<<<<

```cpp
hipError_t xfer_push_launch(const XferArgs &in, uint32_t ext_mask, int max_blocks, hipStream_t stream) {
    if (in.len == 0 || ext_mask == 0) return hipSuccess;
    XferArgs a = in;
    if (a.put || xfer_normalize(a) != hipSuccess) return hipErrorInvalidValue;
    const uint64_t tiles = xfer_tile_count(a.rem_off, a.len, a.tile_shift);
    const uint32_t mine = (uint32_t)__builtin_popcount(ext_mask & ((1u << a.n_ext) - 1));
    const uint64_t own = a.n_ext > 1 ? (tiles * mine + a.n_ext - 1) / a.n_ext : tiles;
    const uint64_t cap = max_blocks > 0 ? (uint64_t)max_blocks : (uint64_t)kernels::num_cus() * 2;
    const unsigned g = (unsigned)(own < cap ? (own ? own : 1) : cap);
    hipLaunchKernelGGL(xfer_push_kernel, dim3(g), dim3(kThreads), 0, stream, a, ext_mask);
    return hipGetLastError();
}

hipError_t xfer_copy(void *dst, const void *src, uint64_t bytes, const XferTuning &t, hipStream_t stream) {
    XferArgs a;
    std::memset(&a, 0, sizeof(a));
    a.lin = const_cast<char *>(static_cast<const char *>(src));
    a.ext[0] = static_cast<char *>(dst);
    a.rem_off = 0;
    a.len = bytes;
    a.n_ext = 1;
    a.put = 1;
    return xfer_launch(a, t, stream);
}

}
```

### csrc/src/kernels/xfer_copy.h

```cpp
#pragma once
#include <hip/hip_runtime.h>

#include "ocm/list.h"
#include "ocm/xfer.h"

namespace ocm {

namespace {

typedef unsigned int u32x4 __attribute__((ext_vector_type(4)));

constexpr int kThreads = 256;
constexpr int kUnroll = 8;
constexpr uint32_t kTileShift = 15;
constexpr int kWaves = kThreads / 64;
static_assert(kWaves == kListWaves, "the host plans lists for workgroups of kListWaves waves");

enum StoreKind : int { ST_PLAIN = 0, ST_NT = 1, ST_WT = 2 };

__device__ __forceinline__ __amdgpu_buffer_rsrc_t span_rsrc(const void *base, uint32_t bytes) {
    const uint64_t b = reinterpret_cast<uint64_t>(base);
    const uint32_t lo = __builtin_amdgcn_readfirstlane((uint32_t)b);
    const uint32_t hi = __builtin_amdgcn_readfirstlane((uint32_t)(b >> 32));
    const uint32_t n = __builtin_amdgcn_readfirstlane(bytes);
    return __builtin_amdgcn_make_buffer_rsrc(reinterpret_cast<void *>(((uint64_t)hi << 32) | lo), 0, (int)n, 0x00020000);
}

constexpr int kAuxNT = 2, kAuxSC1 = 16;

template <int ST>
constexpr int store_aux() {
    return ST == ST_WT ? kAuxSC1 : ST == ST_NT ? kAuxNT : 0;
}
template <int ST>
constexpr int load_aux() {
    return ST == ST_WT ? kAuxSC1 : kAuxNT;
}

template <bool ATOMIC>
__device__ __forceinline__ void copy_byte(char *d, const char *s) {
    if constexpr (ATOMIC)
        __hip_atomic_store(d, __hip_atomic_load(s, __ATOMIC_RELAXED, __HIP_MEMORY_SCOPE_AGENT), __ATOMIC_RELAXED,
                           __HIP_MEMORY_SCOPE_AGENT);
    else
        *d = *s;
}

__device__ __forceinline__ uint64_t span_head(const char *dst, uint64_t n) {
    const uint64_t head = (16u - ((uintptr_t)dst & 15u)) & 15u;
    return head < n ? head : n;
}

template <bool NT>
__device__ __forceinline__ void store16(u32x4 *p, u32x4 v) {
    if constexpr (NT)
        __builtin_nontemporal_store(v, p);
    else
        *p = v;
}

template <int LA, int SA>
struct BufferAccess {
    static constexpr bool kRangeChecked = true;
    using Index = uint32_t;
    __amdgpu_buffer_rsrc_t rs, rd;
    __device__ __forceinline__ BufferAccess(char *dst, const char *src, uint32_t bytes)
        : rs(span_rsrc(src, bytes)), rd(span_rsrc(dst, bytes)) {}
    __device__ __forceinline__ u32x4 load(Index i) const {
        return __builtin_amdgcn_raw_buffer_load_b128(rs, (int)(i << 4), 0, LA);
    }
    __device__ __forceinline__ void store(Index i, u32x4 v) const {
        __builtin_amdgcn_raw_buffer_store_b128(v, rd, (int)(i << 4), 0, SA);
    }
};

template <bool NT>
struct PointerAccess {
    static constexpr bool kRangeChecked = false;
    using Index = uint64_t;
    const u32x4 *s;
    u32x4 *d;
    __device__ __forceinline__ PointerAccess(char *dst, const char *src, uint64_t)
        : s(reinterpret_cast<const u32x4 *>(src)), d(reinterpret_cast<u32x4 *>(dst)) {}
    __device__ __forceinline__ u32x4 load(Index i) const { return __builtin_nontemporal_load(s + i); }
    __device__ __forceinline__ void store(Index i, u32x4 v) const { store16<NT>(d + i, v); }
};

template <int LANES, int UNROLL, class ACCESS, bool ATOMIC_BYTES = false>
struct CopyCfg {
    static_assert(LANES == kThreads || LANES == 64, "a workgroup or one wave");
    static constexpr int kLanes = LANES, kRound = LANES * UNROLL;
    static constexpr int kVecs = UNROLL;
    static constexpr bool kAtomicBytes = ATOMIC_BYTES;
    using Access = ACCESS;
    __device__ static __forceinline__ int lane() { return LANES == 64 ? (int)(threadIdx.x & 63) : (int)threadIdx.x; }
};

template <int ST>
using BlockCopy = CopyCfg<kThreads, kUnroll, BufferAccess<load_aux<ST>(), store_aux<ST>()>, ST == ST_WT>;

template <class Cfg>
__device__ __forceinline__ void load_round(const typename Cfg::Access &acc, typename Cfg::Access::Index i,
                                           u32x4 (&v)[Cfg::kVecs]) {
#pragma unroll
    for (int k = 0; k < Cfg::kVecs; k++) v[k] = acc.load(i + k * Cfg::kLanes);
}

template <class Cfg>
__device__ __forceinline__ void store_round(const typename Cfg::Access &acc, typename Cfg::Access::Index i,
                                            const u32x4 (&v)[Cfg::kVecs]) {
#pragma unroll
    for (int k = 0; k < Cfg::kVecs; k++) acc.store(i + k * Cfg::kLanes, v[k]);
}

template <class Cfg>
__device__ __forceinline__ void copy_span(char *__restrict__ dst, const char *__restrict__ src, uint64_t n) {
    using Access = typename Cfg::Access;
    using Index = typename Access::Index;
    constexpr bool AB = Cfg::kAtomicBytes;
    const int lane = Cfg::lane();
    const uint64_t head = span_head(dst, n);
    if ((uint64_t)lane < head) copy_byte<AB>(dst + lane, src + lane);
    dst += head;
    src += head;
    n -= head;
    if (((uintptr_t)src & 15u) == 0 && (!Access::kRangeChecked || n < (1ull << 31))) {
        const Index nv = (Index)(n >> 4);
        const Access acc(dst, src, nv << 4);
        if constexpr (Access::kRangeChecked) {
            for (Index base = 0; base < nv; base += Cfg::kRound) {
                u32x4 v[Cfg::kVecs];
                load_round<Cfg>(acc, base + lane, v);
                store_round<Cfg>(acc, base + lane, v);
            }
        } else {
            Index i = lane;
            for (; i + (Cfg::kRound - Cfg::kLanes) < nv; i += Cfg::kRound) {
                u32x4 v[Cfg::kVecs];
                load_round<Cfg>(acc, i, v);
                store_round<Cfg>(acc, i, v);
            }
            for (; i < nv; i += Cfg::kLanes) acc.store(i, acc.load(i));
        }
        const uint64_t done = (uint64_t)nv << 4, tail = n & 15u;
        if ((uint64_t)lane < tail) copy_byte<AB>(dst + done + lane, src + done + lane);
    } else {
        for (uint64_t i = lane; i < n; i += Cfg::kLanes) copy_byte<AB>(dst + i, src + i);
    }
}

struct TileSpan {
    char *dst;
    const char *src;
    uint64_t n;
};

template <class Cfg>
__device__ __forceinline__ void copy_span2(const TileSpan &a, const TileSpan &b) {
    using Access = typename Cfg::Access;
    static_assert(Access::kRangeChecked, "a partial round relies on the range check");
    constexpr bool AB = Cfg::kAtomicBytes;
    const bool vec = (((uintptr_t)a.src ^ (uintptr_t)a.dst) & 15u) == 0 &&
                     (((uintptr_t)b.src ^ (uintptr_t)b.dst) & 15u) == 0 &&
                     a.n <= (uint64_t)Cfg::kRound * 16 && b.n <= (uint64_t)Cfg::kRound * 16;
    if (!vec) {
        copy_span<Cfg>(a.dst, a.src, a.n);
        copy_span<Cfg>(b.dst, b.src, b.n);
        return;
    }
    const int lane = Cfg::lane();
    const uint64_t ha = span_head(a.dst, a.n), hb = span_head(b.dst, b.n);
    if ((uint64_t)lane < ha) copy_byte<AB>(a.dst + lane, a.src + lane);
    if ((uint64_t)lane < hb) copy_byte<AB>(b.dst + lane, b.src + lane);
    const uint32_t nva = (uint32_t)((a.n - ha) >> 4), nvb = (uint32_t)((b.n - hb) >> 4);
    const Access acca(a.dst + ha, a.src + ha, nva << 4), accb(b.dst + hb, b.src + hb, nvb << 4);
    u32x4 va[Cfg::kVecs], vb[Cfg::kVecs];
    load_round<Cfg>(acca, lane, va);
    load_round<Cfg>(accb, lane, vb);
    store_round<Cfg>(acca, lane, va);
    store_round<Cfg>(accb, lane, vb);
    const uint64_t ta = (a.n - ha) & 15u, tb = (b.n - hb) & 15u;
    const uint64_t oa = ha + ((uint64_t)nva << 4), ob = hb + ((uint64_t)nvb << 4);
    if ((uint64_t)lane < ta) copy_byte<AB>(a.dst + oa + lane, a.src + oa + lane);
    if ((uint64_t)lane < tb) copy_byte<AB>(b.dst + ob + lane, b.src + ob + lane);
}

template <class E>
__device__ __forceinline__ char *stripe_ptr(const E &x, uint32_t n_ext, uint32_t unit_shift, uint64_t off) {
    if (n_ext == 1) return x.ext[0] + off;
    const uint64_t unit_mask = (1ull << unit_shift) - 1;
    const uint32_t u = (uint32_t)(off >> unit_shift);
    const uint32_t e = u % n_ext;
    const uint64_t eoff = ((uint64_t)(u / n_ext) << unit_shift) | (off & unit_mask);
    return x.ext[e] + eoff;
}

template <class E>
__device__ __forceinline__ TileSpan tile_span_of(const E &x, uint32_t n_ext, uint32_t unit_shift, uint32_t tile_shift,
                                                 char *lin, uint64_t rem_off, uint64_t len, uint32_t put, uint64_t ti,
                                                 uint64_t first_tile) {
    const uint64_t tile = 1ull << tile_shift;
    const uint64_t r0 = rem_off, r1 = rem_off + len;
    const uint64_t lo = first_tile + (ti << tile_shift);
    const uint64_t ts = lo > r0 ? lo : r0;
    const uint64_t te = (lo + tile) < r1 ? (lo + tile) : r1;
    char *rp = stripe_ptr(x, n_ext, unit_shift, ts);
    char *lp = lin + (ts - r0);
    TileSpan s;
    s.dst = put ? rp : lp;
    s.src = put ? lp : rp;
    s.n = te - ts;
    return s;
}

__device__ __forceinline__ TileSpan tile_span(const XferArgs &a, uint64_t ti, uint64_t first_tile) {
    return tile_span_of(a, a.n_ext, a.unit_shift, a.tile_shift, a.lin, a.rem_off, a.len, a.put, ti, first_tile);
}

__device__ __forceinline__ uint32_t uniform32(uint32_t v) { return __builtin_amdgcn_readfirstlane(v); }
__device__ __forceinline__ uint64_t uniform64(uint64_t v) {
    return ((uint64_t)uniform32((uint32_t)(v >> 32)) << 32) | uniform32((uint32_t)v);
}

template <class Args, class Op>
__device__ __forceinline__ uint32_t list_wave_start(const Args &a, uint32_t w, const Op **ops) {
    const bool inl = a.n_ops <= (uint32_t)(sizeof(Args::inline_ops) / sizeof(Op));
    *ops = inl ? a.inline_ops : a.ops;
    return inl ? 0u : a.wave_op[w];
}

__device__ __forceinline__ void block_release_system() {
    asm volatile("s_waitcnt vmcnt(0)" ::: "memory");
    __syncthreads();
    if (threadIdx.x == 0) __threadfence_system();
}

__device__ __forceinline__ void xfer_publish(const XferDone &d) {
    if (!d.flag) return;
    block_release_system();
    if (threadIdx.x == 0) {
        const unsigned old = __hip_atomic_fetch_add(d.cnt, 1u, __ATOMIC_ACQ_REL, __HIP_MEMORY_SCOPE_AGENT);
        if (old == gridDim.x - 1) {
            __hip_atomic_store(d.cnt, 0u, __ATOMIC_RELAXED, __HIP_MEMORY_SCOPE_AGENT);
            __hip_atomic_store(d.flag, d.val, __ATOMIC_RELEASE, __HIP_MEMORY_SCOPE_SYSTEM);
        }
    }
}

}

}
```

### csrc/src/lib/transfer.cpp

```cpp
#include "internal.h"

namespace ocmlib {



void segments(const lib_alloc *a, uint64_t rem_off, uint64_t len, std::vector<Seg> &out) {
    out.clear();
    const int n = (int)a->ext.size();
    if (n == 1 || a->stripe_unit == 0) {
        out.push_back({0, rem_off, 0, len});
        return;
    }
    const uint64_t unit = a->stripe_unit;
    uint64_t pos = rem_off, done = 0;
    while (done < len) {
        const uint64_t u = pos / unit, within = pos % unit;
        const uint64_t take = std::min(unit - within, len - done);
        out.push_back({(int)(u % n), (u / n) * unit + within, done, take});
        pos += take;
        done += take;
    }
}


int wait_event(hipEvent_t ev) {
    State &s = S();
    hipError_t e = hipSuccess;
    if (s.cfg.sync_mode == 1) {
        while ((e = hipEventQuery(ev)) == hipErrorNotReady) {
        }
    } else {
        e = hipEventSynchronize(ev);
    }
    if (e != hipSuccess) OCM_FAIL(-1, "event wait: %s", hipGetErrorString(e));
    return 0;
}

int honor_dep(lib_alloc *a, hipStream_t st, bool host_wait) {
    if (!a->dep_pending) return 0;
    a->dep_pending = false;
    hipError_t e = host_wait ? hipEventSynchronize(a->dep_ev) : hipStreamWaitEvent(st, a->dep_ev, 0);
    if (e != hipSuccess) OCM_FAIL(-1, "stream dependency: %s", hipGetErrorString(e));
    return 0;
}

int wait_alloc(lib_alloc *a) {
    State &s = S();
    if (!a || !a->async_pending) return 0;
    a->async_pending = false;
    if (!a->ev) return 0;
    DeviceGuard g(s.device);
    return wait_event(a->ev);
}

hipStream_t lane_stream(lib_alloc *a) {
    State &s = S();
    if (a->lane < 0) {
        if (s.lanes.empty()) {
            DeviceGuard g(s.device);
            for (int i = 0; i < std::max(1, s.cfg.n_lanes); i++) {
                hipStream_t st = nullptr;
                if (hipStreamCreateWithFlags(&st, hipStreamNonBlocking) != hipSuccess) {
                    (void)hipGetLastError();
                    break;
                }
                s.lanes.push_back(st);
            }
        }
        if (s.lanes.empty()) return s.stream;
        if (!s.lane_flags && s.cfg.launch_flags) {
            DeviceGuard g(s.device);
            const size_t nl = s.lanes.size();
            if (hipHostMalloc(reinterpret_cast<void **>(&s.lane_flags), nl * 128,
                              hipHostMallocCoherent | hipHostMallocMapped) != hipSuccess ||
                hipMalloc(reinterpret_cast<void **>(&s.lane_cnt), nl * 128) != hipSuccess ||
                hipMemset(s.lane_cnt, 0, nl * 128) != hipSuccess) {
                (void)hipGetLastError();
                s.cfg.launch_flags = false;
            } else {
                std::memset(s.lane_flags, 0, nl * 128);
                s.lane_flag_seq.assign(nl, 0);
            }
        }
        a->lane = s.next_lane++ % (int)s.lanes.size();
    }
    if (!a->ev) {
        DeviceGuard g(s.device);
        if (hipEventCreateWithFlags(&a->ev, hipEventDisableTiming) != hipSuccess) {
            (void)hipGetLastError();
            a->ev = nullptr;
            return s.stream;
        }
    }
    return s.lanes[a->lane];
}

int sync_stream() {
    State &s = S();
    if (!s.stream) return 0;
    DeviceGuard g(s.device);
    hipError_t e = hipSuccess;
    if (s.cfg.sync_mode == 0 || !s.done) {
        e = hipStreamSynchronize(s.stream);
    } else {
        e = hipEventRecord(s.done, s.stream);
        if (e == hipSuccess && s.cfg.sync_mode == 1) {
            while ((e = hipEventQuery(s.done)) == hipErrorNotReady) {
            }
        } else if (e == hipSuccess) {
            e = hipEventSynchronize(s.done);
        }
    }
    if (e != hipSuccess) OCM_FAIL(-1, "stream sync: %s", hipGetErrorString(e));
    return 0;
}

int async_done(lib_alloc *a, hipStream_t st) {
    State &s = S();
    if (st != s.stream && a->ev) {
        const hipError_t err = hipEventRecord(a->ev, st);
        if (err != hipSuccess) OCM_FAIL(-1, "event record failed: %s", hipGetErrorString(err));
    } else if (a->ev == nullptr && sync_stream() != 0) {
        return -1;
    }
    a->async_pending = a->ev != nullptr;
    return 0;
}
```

>>>>
<<<<

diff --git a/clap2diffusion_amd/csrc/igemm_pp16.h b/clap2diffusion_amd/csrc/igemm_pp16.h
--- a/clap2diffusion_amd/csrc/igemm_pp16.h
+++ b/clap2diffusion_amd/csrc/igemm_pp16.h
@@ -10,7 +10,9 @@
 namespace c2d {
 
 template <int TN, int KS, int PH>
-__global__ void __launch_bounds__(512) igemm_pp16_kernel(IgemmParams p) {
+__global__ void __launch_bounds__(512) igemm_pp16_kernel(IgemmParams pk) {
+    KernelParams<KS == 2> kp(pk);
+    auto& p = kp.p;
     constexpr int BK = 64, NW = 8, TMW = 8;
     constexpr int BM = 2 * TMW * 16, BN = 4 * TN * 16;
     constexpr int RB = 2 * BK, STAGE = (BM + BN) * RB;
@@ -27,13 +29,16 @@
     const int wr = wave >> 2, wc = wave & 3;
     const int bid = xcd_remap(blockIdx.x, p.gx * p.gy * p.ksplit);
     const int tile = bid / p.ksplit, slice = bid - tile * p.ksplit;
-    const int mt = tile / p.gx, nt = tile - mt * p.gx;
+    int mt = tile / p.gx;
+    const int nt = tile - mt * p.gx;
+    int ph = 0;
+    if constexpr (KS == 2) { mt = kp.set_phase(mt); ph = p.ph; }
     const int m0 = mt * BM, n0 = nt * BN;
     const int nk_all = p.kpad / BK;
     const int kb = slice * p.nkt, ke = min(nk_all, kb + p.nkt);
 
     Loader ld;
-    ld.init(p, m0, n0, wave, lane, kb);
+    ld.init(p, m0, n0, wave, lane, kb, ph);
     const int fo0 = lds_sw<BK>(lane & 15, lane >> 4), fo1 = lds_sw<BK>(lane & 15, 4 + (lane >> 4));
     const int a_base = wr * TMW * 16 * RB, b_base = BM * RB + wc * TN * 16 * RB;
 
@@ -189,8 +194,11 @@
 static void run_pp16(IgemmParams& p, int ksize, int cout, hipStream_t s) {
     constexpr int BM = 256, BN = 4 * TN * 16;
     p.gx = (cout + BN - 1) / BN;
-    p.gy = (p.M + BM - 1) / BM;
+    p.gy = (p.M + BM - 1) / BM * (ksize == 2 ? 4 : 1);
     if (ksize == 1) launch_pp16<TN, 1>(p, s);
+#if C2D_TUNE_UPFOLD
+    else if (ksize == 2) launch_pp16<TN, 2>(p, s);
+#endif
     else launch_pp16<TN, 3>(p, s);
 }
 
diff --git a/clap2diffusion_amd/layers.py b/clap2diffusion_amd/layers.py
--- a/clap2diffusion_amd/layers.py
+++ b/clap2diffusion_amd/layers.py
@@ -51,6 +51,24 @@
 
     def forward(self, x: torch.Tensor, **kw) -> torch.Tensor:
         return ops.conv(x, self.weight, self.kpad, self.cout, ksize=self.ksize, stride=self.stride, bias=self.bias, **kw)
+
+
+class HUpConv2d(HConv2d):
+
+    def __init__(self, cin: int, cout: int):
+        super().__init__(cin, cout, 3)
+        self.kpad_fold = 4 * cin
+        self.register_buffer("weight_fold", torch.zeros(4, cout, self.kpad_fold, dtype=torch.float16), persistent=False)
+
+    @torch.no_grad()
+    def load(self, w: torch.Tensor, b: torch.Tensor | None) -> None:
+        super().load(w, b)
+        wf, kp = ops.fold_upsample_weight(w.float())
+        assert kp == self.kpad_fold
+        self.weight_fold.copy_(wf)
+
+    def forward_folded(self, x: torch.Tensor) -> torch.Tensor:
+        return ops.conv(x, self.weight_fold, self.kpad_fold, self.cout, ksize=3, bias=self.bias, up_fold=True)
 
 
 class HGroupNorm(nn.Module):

>>>>
<<<<

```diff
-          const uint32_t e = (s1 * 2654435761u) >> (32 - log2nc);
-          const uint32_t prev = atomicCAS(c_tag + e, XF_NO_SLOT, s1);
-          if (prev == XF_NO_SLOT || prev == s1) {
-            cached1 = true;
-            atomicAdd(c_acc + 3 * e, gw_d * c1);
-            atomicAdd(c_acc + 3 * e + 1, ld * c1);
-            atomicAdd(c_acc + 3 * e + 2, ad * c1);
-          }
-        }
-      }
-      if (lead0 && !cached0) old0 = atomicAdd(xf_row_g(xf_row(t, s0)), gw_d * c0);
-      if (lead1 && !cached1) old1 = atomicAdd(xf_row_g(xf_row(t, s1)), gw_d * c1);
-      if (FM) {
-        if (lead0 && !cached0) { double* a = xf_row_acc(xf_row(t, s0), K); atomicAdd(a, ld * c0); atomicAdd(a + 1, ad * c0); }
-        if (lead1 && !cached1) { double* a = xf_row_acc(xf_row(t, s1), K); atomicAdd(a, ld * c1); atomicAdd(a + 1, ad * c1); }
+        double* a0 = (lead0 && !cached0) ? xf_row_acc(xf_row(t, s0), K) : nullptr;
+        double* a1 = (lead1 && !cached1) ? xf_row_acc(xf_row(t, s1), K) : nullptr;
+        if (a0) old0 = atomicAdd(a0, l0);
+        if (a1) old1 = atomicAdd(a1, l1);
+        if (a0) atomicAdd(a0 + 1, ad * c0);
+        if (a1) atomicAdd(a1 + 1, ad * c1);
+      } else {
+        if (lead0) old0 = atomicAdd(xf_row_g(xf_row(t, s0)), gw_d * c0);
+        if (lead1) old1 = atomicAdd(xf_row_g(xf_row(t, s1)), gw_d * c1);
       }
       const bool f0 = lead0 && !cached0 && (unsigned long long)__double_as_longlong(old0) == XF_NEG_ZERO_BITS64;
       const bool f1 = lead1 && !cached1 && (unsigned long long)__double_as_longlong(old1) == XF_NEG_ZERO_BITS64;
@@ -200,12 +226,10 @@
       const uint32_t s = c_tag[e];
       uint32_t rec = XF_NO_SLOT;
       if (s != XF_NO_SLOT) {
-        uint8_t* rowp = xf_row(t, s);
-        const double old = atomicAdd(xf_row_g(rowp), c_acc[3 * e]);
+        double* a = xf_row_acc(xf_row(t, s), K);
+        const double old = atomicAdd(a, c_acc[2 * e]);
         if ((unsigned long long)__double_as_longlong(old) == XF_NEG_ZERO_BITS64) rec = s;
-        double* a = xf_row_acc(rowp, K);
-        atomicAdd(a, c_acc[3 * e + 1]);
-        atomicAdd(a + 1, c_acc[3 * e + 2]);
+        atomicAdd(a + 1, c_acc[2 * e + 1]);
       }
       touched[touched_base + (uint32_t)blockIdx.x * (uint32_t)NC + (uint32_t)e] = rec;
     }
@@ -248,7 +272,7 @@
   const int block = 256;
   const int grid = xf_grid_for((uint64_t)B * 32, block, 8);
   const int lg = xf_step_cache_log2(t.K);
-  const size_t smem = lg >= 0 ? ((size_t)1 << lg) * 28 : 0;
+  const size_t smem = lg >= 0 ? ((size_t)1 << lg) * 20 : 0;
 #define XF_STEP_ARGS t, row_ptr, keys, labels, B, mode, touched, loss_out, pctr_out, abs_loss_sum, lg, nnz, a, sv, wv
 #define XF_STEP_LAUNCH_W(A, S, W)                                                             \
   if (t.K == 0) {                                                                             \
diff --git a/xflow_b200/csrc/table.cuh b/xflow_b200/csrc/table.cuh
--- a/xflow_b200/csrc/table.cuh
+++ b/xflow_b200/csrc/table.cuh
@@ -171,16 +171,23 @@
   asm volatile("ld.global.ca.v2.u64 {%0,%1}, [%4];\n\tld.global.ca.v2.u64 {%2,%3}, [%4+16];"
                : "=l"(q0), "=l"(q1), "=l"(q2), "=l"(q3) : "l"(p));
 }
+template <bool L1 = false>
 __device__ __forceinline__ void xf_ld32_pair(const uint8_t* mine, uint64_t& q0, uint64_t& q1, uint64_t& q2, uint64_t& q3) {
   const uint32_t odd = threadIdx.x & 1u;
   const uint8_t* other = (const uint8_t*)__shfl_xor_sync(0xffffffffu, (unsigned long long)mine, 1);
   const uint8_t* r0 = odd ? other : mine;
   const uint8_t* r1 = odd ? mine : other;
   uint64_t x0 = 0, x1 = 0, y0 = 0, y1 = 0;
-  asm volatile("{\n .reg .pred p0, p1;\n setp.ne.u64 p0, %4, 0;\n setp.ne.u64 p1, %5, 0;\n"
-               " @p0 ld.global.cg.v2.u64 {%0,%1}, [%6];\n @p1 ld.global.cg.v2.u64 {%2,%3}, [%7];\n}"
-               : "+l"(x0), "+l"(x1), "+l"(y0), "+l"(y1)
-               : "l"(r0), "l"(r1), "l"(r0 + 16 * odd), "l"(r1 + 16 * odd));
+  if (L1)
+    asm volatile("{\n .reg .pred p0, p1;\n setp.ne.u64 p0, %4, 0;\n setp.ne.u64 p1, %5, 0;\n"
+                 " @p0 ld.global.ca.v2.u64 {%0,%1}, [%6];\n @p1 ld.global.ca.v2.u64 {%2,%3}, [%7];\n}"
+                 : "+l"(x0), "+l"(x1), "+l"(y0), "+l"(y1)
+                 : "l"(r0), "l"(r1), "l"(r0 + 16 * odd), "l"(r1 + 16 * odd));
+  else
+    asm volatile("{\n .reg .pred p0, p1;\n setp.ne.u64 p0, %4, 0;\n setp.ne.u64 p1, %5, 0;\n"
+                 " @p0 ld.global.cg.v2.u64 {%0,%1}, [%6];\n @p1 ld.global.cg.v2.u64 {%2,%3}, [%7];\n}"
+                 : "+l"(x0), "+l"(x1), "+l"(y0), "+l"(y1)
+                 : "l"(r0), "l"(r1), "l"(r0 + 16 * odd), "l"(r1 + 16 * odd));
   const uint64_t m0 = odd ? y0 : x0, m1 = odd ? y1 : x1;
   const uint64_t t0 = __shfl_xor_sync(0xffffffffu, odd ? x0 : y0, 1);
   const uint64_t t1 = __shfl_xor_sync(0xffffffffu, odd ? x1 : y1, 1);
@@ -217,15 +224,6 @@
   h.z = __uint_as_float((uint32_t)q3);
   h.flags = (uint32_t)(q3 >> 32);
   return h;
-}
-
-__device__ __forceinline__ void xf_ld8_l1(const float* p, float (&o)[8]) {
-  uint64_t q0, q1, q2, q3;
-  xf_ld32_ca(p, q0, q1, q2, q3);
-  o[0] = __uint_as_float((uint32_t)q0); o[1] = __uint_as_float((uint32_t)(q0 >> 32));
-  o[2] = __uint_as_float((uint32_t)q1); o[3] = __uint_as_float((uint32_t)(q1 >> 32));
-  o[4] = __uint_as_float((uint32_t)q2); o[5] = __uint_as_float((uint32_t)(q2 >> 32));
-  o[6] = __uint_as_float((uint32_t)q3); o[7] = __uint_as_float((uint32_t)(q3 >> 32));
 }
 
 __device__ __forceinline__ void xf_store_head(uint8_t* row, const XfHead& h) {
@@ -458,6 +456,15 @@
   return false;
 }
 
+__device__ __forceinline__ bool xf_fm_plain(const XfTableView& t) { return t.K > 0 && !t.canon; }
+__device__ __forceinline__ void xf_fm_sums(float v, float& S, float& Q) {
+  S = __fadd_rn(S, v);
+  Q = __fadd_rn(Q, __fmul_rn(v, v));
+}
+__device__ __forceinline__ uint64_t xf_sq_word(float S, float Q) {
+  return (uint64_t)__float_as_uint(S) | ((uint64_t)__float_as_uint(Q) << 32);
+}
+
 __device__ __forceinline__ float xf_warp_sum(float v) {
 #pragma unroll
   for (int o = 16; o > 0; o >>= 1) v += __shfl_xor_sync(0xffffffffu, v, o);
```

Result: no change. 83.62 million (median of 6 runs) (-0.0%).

>>>>

#### [YOUR GOAL]
State the count of lines in the material above that include "take", with no other words.

#### [ANSWER BOX]
4